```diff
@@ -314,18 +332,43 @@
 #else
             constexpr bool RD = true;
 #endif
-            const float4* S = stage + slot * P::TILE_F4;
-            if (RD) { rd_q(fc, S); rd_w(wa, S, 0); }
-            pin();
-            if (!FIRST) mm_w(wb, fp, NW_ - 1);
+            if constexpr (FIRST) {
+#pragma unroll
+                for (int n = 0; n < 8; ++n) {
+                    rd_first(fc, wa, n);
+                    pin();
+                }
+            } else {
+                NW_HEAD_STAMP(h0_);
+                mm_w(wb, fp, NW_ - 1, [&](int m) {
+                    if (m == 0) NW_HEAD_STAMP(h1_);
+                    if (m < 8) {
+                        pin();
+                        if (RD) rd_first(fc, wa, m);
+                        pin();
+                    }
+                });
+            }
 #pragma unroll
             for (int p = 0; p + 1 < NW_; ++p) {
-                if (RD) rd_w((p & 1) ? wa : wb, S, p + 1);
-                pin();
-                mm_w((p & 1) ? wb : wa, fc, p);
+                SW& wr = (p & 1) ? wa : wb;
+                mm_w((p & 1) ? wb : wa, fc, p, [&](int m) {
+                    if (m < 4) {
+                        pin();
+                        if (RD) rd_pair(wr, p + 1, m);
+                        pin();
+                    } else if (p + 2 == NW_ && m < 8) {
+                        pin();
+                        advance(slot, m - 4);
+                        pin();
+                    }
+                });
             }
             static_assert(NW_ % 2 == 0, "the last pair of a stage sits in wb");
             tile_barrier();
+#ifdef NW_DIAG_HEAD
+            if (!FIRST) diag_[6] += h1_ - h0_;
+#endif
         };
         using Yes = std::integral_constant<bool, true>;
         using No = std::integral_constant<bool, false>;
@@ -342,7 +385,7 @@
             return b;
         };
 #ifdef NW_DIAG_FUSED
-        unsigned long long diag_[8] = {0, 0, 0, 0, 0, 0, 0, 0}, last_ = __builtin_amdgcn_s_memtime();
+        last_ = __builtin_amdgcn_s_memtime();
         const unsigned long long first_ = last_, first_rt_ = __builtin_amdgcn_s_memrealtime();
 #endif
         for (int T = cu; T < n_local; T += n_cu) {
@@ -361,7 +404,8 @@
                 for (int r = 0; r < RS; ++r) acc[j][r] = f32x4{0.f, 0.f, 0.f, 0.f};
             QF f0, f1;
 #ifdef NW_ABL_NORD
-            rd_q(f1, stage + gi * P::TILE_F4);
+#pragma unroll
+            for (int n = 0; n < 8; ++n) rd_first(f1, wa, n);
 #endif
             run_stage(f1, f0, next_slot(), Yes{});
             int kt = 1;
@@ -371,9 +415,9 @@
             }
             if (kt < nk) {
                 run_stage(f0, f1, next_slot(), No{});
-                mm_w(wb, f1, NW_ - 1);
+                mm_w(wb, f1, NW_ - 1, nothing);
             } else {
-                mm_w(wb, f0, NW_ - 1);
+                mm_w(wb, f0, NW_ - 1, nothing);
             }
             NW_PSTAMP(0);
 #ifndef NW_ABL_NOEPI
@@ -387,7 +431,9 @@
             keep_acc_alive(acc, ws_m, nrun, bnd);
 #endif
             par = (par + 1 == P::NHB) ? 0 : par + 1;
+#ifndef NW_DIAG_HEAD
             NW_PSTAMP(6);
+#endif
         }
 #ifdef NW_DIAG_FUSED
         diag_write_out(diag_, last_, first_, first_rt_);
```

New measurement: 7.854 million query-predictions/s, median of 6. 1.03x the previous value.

____

YOUR OBJECTIVE –
Every line that holds the word "ifndef" should be copied from the records above.

ANSWER BELOW –
 #ifndef NW_ABL_NOEPI
+#ifndef NW_DIAG_HEAD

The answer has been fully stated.